Task goal:
Your answer must be every line of the data that holds the string "AttnArgs".

[Materials provided Boundary: Start]

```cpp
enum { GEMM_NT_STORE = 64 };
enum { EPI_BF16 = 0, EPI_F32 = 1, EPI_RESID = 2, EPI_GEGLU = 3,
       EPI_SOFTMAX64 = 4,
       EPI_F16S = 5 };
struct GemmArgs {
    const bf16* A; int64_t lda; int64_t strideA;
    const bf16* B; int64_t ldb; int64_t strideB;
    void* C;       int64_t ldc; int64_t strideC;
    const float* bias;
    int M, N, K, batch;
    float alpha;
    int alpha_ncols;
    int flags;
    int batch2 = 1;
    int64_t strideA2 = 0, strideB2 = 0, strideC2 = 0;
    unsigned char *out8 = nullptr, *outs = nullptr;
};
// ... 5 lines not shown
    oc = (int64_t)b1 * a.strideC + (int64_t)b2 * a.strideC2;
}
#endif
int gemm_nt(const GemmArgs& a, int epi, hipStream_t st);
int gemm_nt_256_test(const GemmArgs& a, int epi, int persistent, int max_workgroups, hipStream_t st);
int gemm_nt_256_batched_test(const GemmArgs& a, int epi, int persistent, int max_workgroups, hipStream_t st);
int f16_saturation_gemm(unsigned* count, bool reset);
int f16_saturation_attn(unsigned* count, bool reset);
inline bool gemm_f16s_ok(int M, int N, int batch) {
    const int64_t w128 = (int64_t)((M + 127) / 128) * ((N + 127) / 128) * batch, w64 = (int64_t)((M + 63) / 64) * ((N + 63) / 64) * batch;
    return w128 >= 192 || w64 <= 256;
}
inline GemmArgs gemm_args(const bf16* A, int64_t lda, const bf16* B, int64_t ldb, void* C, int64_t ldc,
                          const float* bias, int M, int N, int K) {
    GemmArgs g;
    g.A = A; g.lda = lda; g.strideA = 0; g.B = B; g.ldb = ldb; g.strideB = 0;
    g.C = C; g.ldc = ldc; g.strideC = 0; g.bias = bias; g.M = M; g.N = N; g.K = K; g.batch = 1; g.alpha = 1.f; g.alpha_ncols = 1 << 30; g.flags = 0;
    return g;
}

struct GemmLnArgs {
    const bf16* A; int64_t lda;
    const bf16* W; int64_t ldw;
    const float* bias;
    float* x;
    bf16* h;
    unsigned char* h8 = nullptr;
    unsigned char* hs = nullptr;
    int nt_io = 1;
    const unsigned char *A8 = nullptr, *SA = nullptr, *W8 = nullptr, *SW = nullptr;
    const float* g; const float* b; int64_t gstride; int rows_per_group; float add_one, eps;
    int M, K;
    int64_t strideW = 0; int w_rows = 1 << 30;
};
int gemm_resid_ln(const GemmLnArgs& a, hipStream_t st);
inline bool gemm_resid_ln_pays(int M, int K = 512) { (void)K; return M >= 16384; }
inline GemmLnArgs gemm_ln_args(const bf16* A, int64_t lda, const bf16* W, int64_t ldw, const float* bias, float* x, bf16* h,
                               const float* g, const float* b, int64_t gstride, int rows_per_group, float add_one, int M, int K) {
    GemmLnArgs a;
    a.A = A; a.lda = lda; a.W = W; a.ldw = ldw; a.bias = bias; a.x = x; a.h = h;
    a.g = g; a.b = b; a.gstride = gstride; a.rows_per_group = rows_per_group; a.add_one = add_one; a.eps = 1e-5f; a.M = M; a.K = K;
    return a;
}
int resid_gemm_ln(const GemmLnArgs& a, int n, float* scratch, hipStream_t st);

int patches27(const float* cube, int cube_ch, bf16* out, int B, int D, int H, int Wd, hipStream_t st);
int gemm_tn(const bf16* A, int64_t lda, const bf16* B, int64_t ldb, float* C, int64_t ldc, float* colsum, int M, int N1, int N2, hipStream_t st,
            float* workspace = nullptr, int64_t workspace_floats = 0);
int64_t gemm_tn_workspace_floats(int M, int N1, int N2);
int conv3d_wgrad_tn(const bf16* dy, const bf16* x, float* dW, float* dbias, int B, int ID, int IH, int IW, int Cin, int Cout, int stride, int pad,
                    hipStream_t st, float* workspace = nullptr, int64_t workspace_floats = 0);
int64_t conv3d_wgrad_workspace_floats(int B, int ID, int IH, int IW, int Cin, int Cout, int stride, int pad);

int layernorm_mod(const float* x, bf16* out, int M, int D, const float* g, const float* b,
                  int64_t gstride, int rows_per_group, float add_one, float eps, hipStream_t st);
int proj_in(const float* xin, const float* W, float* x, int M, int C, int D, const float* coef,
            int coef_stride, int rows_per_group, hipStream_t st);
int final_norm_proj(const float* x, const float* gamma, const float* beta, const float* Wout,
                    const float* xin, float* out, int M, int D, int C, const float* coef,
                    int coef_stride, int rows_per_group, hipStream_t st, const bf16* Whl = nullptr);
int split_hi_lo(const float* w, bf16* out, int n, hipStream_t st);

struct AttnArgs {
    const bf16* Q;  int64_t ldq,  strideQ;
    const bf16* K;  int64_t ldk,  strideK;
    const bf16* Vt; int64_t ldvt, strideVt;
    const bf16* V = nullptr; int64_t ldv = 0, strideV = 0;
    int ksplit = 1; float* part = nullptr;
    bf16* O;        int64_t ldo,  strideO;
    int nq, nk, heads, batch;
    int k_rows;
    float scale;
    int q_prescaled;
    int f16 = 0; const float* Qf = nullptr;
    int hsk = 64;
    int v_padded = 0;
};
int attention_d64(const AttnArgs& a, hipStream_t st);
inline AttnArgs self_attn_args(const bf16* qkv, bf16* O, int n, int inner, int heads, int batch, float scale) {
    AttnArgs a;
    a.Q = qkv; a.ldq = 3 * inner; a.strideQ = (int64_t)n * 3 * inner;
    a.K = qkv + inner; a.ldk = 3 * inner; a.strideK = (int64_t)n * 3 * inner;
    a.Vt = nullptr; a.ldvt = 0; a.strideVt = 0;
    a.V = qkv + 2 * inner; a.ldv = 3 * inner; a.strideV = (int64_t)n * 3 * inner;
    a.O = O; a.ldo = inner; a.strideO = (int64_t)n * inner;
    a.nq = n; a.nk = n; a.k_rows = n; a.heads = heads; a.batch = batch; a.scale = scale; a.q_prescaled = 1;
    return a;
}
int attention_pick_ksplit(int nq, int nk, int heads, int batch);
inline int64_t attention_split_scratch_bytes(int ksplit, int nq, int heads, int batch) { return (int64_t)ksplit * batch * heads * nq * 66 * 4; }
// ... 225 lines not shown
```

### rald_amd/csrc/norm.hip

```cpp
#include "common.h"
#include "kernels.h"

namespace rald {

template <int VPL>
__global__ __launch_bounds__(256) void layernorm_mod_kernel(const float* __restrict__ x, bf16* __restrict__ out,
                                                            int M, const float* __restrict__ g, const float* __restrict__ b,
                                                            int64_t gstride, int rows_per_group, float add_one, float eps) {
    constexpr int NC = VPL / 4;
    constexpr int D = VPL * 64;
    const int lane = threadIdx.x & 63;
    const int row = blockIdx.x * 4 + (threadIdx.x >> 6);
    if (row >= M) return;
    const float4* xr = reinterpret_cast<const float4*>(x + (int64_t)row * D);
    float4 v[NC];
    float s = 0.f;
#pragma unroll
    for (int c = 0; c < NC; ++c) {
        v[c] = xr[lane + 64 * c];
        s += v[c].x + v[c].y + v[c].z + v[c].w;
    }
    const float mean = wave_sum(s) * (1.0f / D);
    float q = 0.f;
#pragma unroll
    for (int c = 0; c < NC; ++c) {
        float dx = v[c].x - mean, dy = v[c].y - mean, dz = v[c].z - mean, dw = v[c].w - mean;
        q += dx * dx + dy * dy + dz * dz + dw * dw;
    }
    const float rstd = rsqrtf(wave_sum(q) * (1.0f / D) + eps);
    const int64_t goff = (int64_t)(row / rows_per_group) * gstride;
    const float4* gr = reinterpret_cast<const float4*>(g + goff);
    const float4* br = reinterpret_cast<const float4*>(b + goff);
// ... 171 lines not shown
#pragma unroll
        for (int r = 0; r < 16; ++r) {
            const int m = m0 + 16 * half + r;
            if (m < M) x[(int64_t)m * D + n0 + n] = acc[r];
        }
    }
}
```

[Materials provided Boundary: End]

Written response:
struct AttnArgs {
int attention_d64(const AttnArgs& a, hipStream_t st);
inline AttnArgs self_attn_args(const bf16* qkv, bf16* O, int n, int inner, int heads, int batch, float scale) {
    AttnArgs a;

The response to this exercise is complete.